<<<<

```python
_SP = C.POINTER(MUState)
SYMBOLS = {
    "espm_mu_version": (C.c_char_p, []),
    "espm_mu_last_error": (C.c_char_p, []),
    "espm_mu_state_size": (C.c_size_t, []),
    "espm_mu_abi_version": (C.c_int, []),
    "espm_mu_state_layout": (C.c_char_p, []),
    "espm_mu_query": (C.c_int, [_SP]),
    "espm_mu_w_update_is_local": (C.c_int, [_SP]),
    "espm_mu_w_update_tail": (C.c_int, [_SP, C.c_int, C.c_int, _vp]),
    "espm_mu_pack_x": (C.c_int, [_vp, C.c_int, C.c_int, _i64, C.c_int, C.c_int, _vp, _vp, C.c_int, C.c_int, C.c_int, C.c_int, C.c_int, _vp]),
    "espm_mu_ell_count": (C.c_int, [_SP, _vp, _vp, _vp, _vp, _vp]),
    "espm_mu_ell_count_hist": (C.c_int, [_SP, _vp, _vp, _vp, _vp, _vp, _vp, _vp]),
    "espm_mu_ell_fill_hist": (C.c_int, [_SP, _vp, _vp, _vp, _vp, _vp, _vp, _vp, _vp, _vp, _vp]),
    "espm_mu_ell_plan": (C.c_int, [_SP, _vp, _vp, _vp, _vp, _vp, _vp, _vp, _vp]),
    "espm_mu_ell_fill": (C.c_int, [_SP, _vp, _vp, _vp, _vp, _vp, _vp, _vp, _vp]),
    "espm_mu_ell_heavy_count": (C.c_int, [_SP, _vp, C.c_int, C.c_int, _i64, _vp, _vp, _vp, _vp]),
    "espm_mu_ell_heavy_fill": (C.c_int, [_SP, _vp, C.c_int, C.c_int, _i64, _vp, _vp, _vp]),
    "espm_mu_hstat": (C.c_int, [_SP, C.c_int, _vp]),
    "espm_mu_build_gw": (C.c_int, [_SP, C.c_int, _vp]),
    "espm_mu_step_h": (C.c_int, [_SP, C.c_int, C.c_int, _vp]),
    "espm_mu_h_finalize": (C.c_int, [_SP, C.c_int, C.c_int, _vp]),
    "espm_mu_loss_only": (C.c_int, [_SP, C.c_int, C.c_int, _vp]),
    "espm_mu_w_accum": (C.c_int, [_SP, _vp]),
    "espm_mu_step_hw": (C.c_int, [_SP, C.c_int, _vp]),
    "espm_mu_fused_applies": (C.c_int, [_SP]),
    "espm_mu_w_reduce": (C.c_int, [_SP, _vp]),
    "espm_mu_w_reduce_finalize": (C.c_int, [_SP, C.c_int, C.c_int, _vp]),
    "espm_mu_w_finish": (C.c_int, [_SP, C.c_int, C.c_int, C.c_int, _vp]),
    "espm_mu_iterate_timed": (C.c_int, [_SP, C.c_int, _vp, _vp, _vp]),
    "espm_mu_iterate": (C.c_int, [_SP, C.c_int, C.c_int, _vp]),
    "espm_mu_iterate_h": (C.c_int, [_SP, C.c_int, C.c_int, _vp]),
    "espm_mu_h_chain_applies": (C.c_int, [_SP]),
    "espm_mu_shard_record_bytes": (C.c_size_t, [_SP]),
    "espm_mu_shard_pack": (C.c_int, [_SP, C.c_int, _vp, _vp]),
    "espm_mu_shard_combine": (C.c_int, [_SP, _vp, C.c_int, C.c_int, _vp]),
    "espm_mu_shard_combine_finish": (C.c_int, [_SP, _vp, C.c_int, C.c_int, C.c_int, _vp]),
    "espm_mu_w_reduce_finish": (C.c_int, [_SP, C.c_int, C.c_int, C.c_int, _vp]),
    "espm_mu_w_reduce_pack": (C.c_int, [_SP, C.c_int, C.c_int, _vp, _vp]),
    "espm_xchg_create": (C.c_int, [C.c_int, C.c_int, C.c_size_t, C.POINTER(_vp)]),
    "espm_xchg_handle": (C.c_int, [_vp, _vp]),
    "espm_xchg_connect": (C.c_int, [_vp, _vp]),
    "espm_xchg_staging": (_vp, [_vp]),
    "espm_xchg_records": (_vp, [_vp, C.c_int]),
    "espm_xchg_post": (C.c_int, [_vp, C.c_uint32, _vp]),
    "espm_xchg_wait": (C.c_int, [_vp, C.c_uint32, _vp]),
    "espm_xchg_timeouts": (C.c_int, [_vp, C.POINTER(C.c_uint32)]),
    "espm_xchg_set_order": (C.c_int, [_vp, C.c_int]),
    "espm_xchg_order": (C.c_int, [_vp]),
    "espm_xchg_destroy": (C.c_int, [_vp]),
    "espm_mu_shard_exchange_finish": (C.c_int, [_SP, _vp, C.c_uint32, C.c_int, C.c_int, _vp]),
    "espm_mu_iterate_sharded": (C.c_int, [_SP, _vp, C.POINTER(C.c_uint32), C.c_int, C.c_int, _vp]),
    "espm_mu_linesearch_terms": (C.c_int, [_SP, C.c_int, C.c_int, _vp, _vp]),
    "espm_mu_linesearch_terms_sharded": (C.c_int, [_SP, C.c_int, C.c_int, _vp, _vp, _vp, _vp]),
    "espm_surrogate_terms": (C.c_int, [_vp, _vp, C.c_int, C.c_int, C.c_int64, C.c_int, C.c_int, C.c_int, _vp, C.c_int, _vp, _vp]),
    "espm_dichotomy_simplex_acc": (C.c_int, [C.c_double, _vp, _vp, C.c_int, C.c_int, C.c_int, C.c_double, C.c_double, C.c_int, _vp, _vp, _vp]),
    "espm_dichotomy_simplex_pg": (C.c_int, [_vp, C.c_int, C.c_int, C.c_double, C.c_double, C.c_int, _vp, _vp]),
    "espm_mu_l2_step_h": (C.c_int, [_SP, C.c_int, _vp, _vp, C.c_int, _vp]),
    "espm_mu_l2_step_w": (C.c_int, [_SP, C.c_int, _vp, _vp, _vp, C.c_int, _vp]),
    "espm_mu_l2_w_partials": (C.c_int, [_SP, _vp, _vp, C.c_int, _vp]),
    "espm_mu_l2_w_finish": (C.c_int, [_SP, C.c_int, _vp, _vp, _vp]),
    "espm_simplex_root_f32": (C.c_int, [_vp, _vp, C.c_int, C.c_int, C.c_float, C.c_float, C.c_int, C.c_int, _vp, _vp, _vp, _vp]),
    "espm_dichotomy_simplex": (C.c_int, [_vp, _vp, C.c_int, C.c_int, C.c_int, C.c_double, C.c_double, C.c_int, _vp, _vp, _vp]),
    "espm_mu_laplacian": (C.c_int, [_vp, C.c_int, C.c_int, C.c_int, _i64, _vp, _vp]),
    "espm_lu_pl_scratch_bytes": (C.c_size_t, [C.c_int, C.c_int, C.c_int]),
    "espm_lu_pl": (C.c_int, [_vp, C.c_int, C.c_int, C.c_int, _i64, _vp, _vp, C.c_size_t, _vp]),
    "espm_f64_scratch_doubles": (_i64, [C.c_int, C.c_int, C.c_int, _i64]),
    "espm_f64_gw": (C.c_int, [_vp, _vp, C.c_int, C.c_int, C.c_int, C.c_double, _vp, _vp, _vp, _vp]),
    "espm_f64_hstat": (C.c_int, [_vp, C.c_int, C.c_int, C.c_double, _vp, _vp, _vp]),
    "espm_f64_h_pass": (C.c_int, [_vp, C.c_int, C.c_int, C.c_int, C.c_double, _vp, _vp, _vp, _vp, C.c_int, _vp, _vp, C.c_double,
                                  C.c_double, C.c_double, C.c_int, C.c_int, C.c_double, C.c_int, _vp, _vp, _vp, _vp, _vp, _vp, _vp]),
    "espm_f64_bisect": (C.c_int, [_vp, _vp, C.c_int, C.c_int, C.c_double, C.c_double, C.c_int, _vp, _vp, _vp, _vp, _vp]),
    "espm_f64_rel": (C.c_int, [_vp, _vp, _i64, C.c_double, _vp, _vp, _vp]),
    "espm_f64_w_accum": (C.c_int, [_vp, C.c_int, C.c_int, C.c_int, C.c_double, _vp, _vp, C.c_int, C.c_double, _vp, _vp, _vp]),
    "espm_f64_w_finish": (C.c_int, [_vp, _vp, _vp, C.c_int, C.c_int, C.c_int, _vp, _vp, C.c_int, _vp, C.c_int, C.c_double, C.c_double,
                                    C.c_int, _vp, _vp, _vp, _vp]),
    "espm_f64_sparse_scratch_doubles": (_i64, [C.c_int, C.c_int, C.c_int]),
    "espm_f64_sparse_h_pass": (C.c_int, [_vp, _vp, _vp, C.c_int, _vp, C.c_int, C.c_int, C.c_double, _vp, _vp, _vp, _vp, C.c_int, _vp, _vp,
                                         C.c_double, C.c_double, C.c_double, C.c_int, C.c_int, C.c_double, C.c_int, _vp, _vp, _vp, _vp,
                                         _vp, _vp, _vp]),
    "espm_f64_sparse_w_accum": (C.c_int, [_vp, _vp, _vp, _vp, _vp, C.c_int, C.c_int, C.c_double, _vp, _vp, C.c_int, C.c_double, _vp, _vp,
                                          _vp]),
    "espm_pixel_diagnostics": (C.c_int, [_vp, C.c_int, C.c_int, _i64, C.c_int, C.c_int, _vp, _vp, C.c_int, C.c_double, C.c_int, _vp, _vp,
                                         _vp, _vp]),
    "espm_channel_diagnostics": (C.c_int, [_vp, C.c_int, C.c_int, _i64, C.c_int, C.c_int, _vp, _vp, C.c_int, C.c_double, _vp, _vp, _vp, _vp,
                                           _vp, C.c_size_t, _vp]),
    "espm_channel_diagnostics_scratch": (C.c_size_t, [C.c_int, C.c_int, C.c_int]),
    "espm_rebin_pixels": (C.c_int, [_vp, C.c_int, C.c_int, _i64, C.c_int, C.c_int, C.c_int, C.c_int, C.c_int, _vp, C.c_int, _i64, _vp]),
    "espm_binning_sums": (C.c_int, [_vp, C.c_int, C.c_int, _i64, C.c_int, C.c_int, C.c_int, _vp, C.c_int, _vp, _vp, C.c_size_t, _vp]),
    "espm_binning_sums_scratch": (C.c_size_t, [C.c_int, C.c_int, C.c_int, C.c_int]),
    "espm_thin_counts": (C.c_int, [_vp, C.c_int, C.c_int, _i64, C.c_int, C.c_int, _i64, _i64, _i64, C.c_uint64, _vp, _vp, _i64, _vp]),
    "espm_split_deviance": (C.c_int, [_vp, C.c_int, C.c_int, _i64, C.c_int, C.c_int, _i64, _i64, _i64, C.c_uint64, _vp, _vp, C.c_int, C.c_double,
                                      _vp, _vp, _vp, _vp]),
}

# ... 77 lines not shown
```

espm_amd/csrc/mu_api.hip:

```cpp
#include <vector>
#include <stdarg.h>
#include <stdio.h>

#include "mu_common.hpp"
#include "mu_xchg.hpp"

namespace espm {

static thread_local char g_err[512] = "";

int set_error(int code, const char* fmt, ...) {
  va_list ap;
  va_start(ap, fmt);
  vsnprintf(g_err, sizeof(g_err), fmt, ap);
  va_end(ap);
  return code;
}

int check_hip(hipError_t e, const char* what) {
  if (e == hipSuccess) return ESPM_OK;
  return set_error(ESPM_EHIP, "%s: %s", what, hipGetErrorString(e));
}

static int roundup(int v, int m) { return (v + m - 1) / m * m; }

#define ESPM_MU_STATE_FIELDS(F) \
  F(struct_size) F(abi_version) F(n) F(m) F(k) F(p) F(nx) F(ny) F(n_pad) F(p_pad) F(x_dtype) F(tile_px) F(nblk_w) \
  F(x_tile) F(n_cm) F(h_variant) F(p_total) F(simplex_h) F(simplex_w) F(grid_mode) F(compute_loss) F(lambda_l) \
  F(sigma_l) F(eps_reg) F(log_shift) F(dicotomy_tol) F(rel_tol) F(xscale) F(gw_floor) F(x_cm) F(x_pm) F(g) \
  F(colsum_g) F(w) F(gw_s) F(colsum_gw) F(gw_a) F(gw_p) F(h) F(h_t) F(mu) F(fixed_h) F(fixed_w) F(simplex_rows) \
  F(halo_top) F(halo_bot) F(hpart) F(hstat) F(a_slab) F(a) F(w_scratch) F(hist) F(hist_len) F(cur) F(it) F(ell_h) \
  F(ell_h_off) F(ell_klc) F(ell_w) F(ell_w_off) F(chan_perm) F(ell_cbits) F(n_cg) F(pix_perm) F(g_t) F(breg_sr_px) \
  F(breg_sr_ch) F(h_rule) F(pg_gamma_w) F(pg_q) F(ell_fill_px) F(ell_fill_num) F(ell_fill_n) F(tail_mode) F(no_fused) \
  F(ell_pb) F(ell_stream) F(ell_hv_n) F(ell_hv_npx) F(ell_hv_ngrp) F(ell_hv_px) F(ell_hv_px_off) F(ell_hv_pm) F(ell_hv_klc) F(ell_hv_kl) \
  F(ell_hv_grp) F(ell_hv_grp_off) F(ell_hv_wm) F(hpart_alt)
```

>>>>

ASSIGNMENT:
If a line in the material holds "const", copy it.

SOLUTION TO THIS PROBLEM:
int set_error(int code, const char* fmt, ...) {
int check_hip(hipError_t e, const char* what) {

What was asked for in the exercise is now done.